> **Task description**: In the listing below, find every line containing "grid" and copy it out.

##### Exercise materials #####

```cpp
template <int NT>
__global__ __launch_bounds__(256) void lora_project_kernel(const float* __restrict__ grads, long set_stride, int nsets,
                                                           const float* __restrict__ lora_p, float* __restrict__ lora_g,
                                                           long lora_set_stride, const LoraJob* __restrict__ jobs, int njobs, int r,
                                                           float s) {
    const int tile = blockIdx.x, set = blockIdx.y;
    const LoraJob jb = jobs[find_job<false>(jobs, njobs, tile)];
    const int O = jb.O, I = jb.I, lt = tile - jb.ptile0, rb = (O + kTile - 1) / kTile;
    const int lane = threadIdx.x & 63, wv = threadIdx.x >> 6, li = lane & 15, q = lane >> 4;
    const bool live = set < nsets;
    const float* dW = grads + (long)set * set_stride + jb.w_off;
    const float* A = lora_p + jb.a_off;
    const float* B = lora_p + jb.b_off;
    f32x4_t acc[NT];
#pragma unroll
    for (int n = 0; n < NT; ++n) acc[n] = kZero;

    if (lt < rb) {
        const int o0 = lt * kTile + wv * 16;
        if (o0 >= O) return;
        if (live) {
            const bool vec = (I & 3) == 0;
            const bool rok = o0 + li < O;
            const float* wrow = dW + (long)(o0 + li) * I;
            for (int k0 = 0; k0 < I; k0 += 16) {
                const int k = k0 + 4 * q;
                const f32x4_t a = ld_k4(wrow, k, I, rok, vec);
                f32x4_t b[NT];
#pragma unroll
                for (int n = 0; n < NT; ++n) b[n] = ld_k4(A + (long)(n * 16 + li) * I, k, I, n * 16 + li < r, vec);
#pragma unroll
                for (int j = 0; j < 4; ++j)
#pragma unroll
                    for (int n = 0; n < NT; ++n) acc[n] = __builtin_amdgcn_mfma_f32_16x16x4f32(a[j], b[n][j], acc[n], 0, 0, 0);
            }
        }
        float* dB = lora_g + (long)set * lora_set_stride + jb.b_off;
#pragma unroll
        for (int n = 0; n < NT; ++n)
#pragma unroll
            for (int j = 0; j < 4; ++j) {
                const int row = o0 + 4 * q + j, col = n * 16 + li;
                if (row < O && col < r) dB[(long)row * r + col] = s * acc[n][j];
            }
    } else {
        const int i0 = (lt - rb) * kTile + wv * 16;
        if (i0 >= I) return;
        const int col = i0 + li;
        const bool cok = col < I;
        if (live) {
#pragma unroll 4
            for (int o = 0; o < O; o += 4) {
                const int ko = o + q;
                const bool kok = ko < O;
                const float bv = (kok && cok) ? dW[(long)ko * I + col] : 0.f;
#pragma unroll
                for (int m = 0; m < NT; ++m) {
                    const float av = (kok && m * 16 + li < r) ? B[(long)ko * r + m * 16 + li] : 0.f;
                    acc[m] = __builtin_amdgcn_mfma_f32_16x16x4f32(av, bv, acc[m], 0, 0, 0);
                }
            }
        }
        float* dA = lora_g + (long)set * lora_set_stride + jb.a_off;
#pragma unroll
        for (int m = 0; m < NT; ++m)
#pragma unroll
            for (int j = 0; j < 4; ++j) {
                const int row = m * 16 + 4 * q + j;
                if (row < r && cok) dA[(long)row * I + col] = s * acc[m][j];
            }
    }
}

__global__ __launch_bounds__(256) void lora_merge_kernel(float* __restrict__ flat, bf16_t* __restrict__ shadow,
                                                         const float* __restrict__ w0, const float* __restrict__ lora_p,
                                                         const LoraJob* __restrict__ jobs, int njobs, int r, float s) {
    const int tile = blockIdx.x;
    const LoraJob jb = jobs[find_job<true>(jobs, njobs, tile)];
    const int O = jb.O, I = jb.I, lt = tile - jb.mtile0, cb = (I + kTile - 1) / kTile;
    const int lane = threadIdx.x & 63, wv = threadIdx.x >> 6, li = lane & 15, q = lane >> 4;
    const int o0 = (lt / cb) * kTile + wv * 16, i0 = (lt % cb) * kTile;
    if (o0 >= O) return;
    const float* A = lora_p + jb.a_off;
    const float* B = lora_p + jb.b_off;
    f32x4_t acc[4] = {kZero, kZero, kZero, kZero};
    if (s != 0.f) {
        const bool rok = o0 + li < O;
        for (int k0 = 0; k0 < r; k0 += 4) {
            const int k = k0 + q;
            const bool kok = k < r;
            const float av = (kok && rok) ? B[(long)(o0 + li) * r + k] : 0.f;
#pragma unroll
            for (int c = 0; c < 4; ++c) {
                const int col = i0 + c * 16 + li;
                const float bv = (kok && col < I) ? A[(long)k * I + col] : 0.f;
                acc[c] = __builtin_amdgcn_mfma_f32_16x16x4f32(av, bv, acc[c], 0, 0, 0);
            }
        }
    }
#pragma unroll
    for (int c = 0; c < 4; ++c)
#pragma unroll
        for (int j = 0; j < 4; ++j) {
            const int row = o0 + 4 * q + j, col = i0 + c * 16 + li;
            if (row < O && col < I) {
                const long idx = (long)row * I + col;
                const float base = w0[jb.w0_off + idx];
                const float v = s != 0.f ? fmaf(s, acc[c][j], base) : base;
                flat[jb.w_off + idx] = v;
                if (shadow) shadow[jb.w_off + idx] = f2bf(v);
            }
        }
}

}

extern "C" {

long siss_lora_tile(void) {
    return kTile;
}

int siss_lora_project(const float* grads, long set_stride, int nsets, const float* lora_p, float* lora_g, long lora_set_stride,
                      const void* jobs, int njobs, int r, float s, int total_tiles, void* stream) {
    SISS_CHECK_ARG(grads && lora_p && lora_g && jobs && njobs >= 1 && total_tiles >= njobs);
    SISS_CHECK_ARG((nsets == 1 || nsets == 2) && r >= 1 && r <= 64 && set_stride % 4 == 0 && lora_set_stride % 4 == 0);
    SISS_CHECK_ARG(((uintptr_t)grads | (uintptr_t)lora_p | (uintptr_t)lora_g) % 16 == 0);
    const dim3 grid(total_tiles, 2), block(256);
    const LoraJob* jt = static_cast<const LoraJob*>(jobs);
    hipStream_t st = (hipStream_t)stream;
#define SISS_LORA_PROJECT(NT) \
    lora_project_kernel<NT><<<grid, block, 0, st>>>(grads, set_stride, nsets, lora_p, lora_g, lora_set_stride, jt, njobs, r, s)
    switch ((r + 15) / 16) {
        case 1: SISS_LORA_PROJECT(1); break;
        case 2: SISS_LORA_PROJECT(2); break;
        case 3: SISS_LORA_PROJECT(3); break;
        default: SISS_LORA_PROJECT(4); break;
    }
#undef SISS_LORA_PROJECT
    SISS_LAUNCH_RET();
}

int siss_lora_merge(float* flat, void* shadow, const float* w0, const float* lora_p, const void* jobs, int njobs, int r, float s,
                    int total_tiles, void* stream) {
    SISS_CHECK_ARG(flat && w0 && lora_p && jobs && njobs >= 1 && total_tiles >= njobs && r >= 1 && r <= 64);
    lora_merge_kernel<<<dim3(total_tiles), dim3(256), 0, (hipStream_t)stream>>>(flat, static_cast<bf16_t*>(shadow), w0, lora_p,
                                                                                 static_cast<const LoraJob*>(jobs), njobs, r, s);
    SISS_LAUNCH_RET();
}

}
```

### siss_amd/csrc/timeemb.hip

```cpp
#include "common.h"

namespace {

constexpr int kThreads = 256;
constexpr int kMaxM = 4096;

__global__ void sincos_kernel(const int64_t* __restrict__ t, float* __restrict__ out, int B, int dim, int flip,
                              float freq_shift) {
    const int i = blockIdx.x * blockDim.x + threadIdx.x;
    const int half = dim / 2;
    if (i >= B * half) return;
    const int b = i / half, j = i - b * half;
    const float freq = expf(-logf(10000.f) * (float)j / ((float)half - freq_shift));
    const float arg = (float)t[b] * freq;
    const float s = sinf(arg), c = cosf(arg);
    float* o = out + (long)b * dim;
    if (flip) { o[j] = c; o[half + j] = s; }
    else { o[j] = s; o[half + j] = c; }
}
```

#####

> **Task answer**:
    const dim3 grid(total_tiles, 2), block(256);
    lora_project_kernel<NT><<<grid, block, 0, st>>>(grads, set_stride, nsets, lora_p, lora_g, lora_set_stride, jt, njobs, r, s)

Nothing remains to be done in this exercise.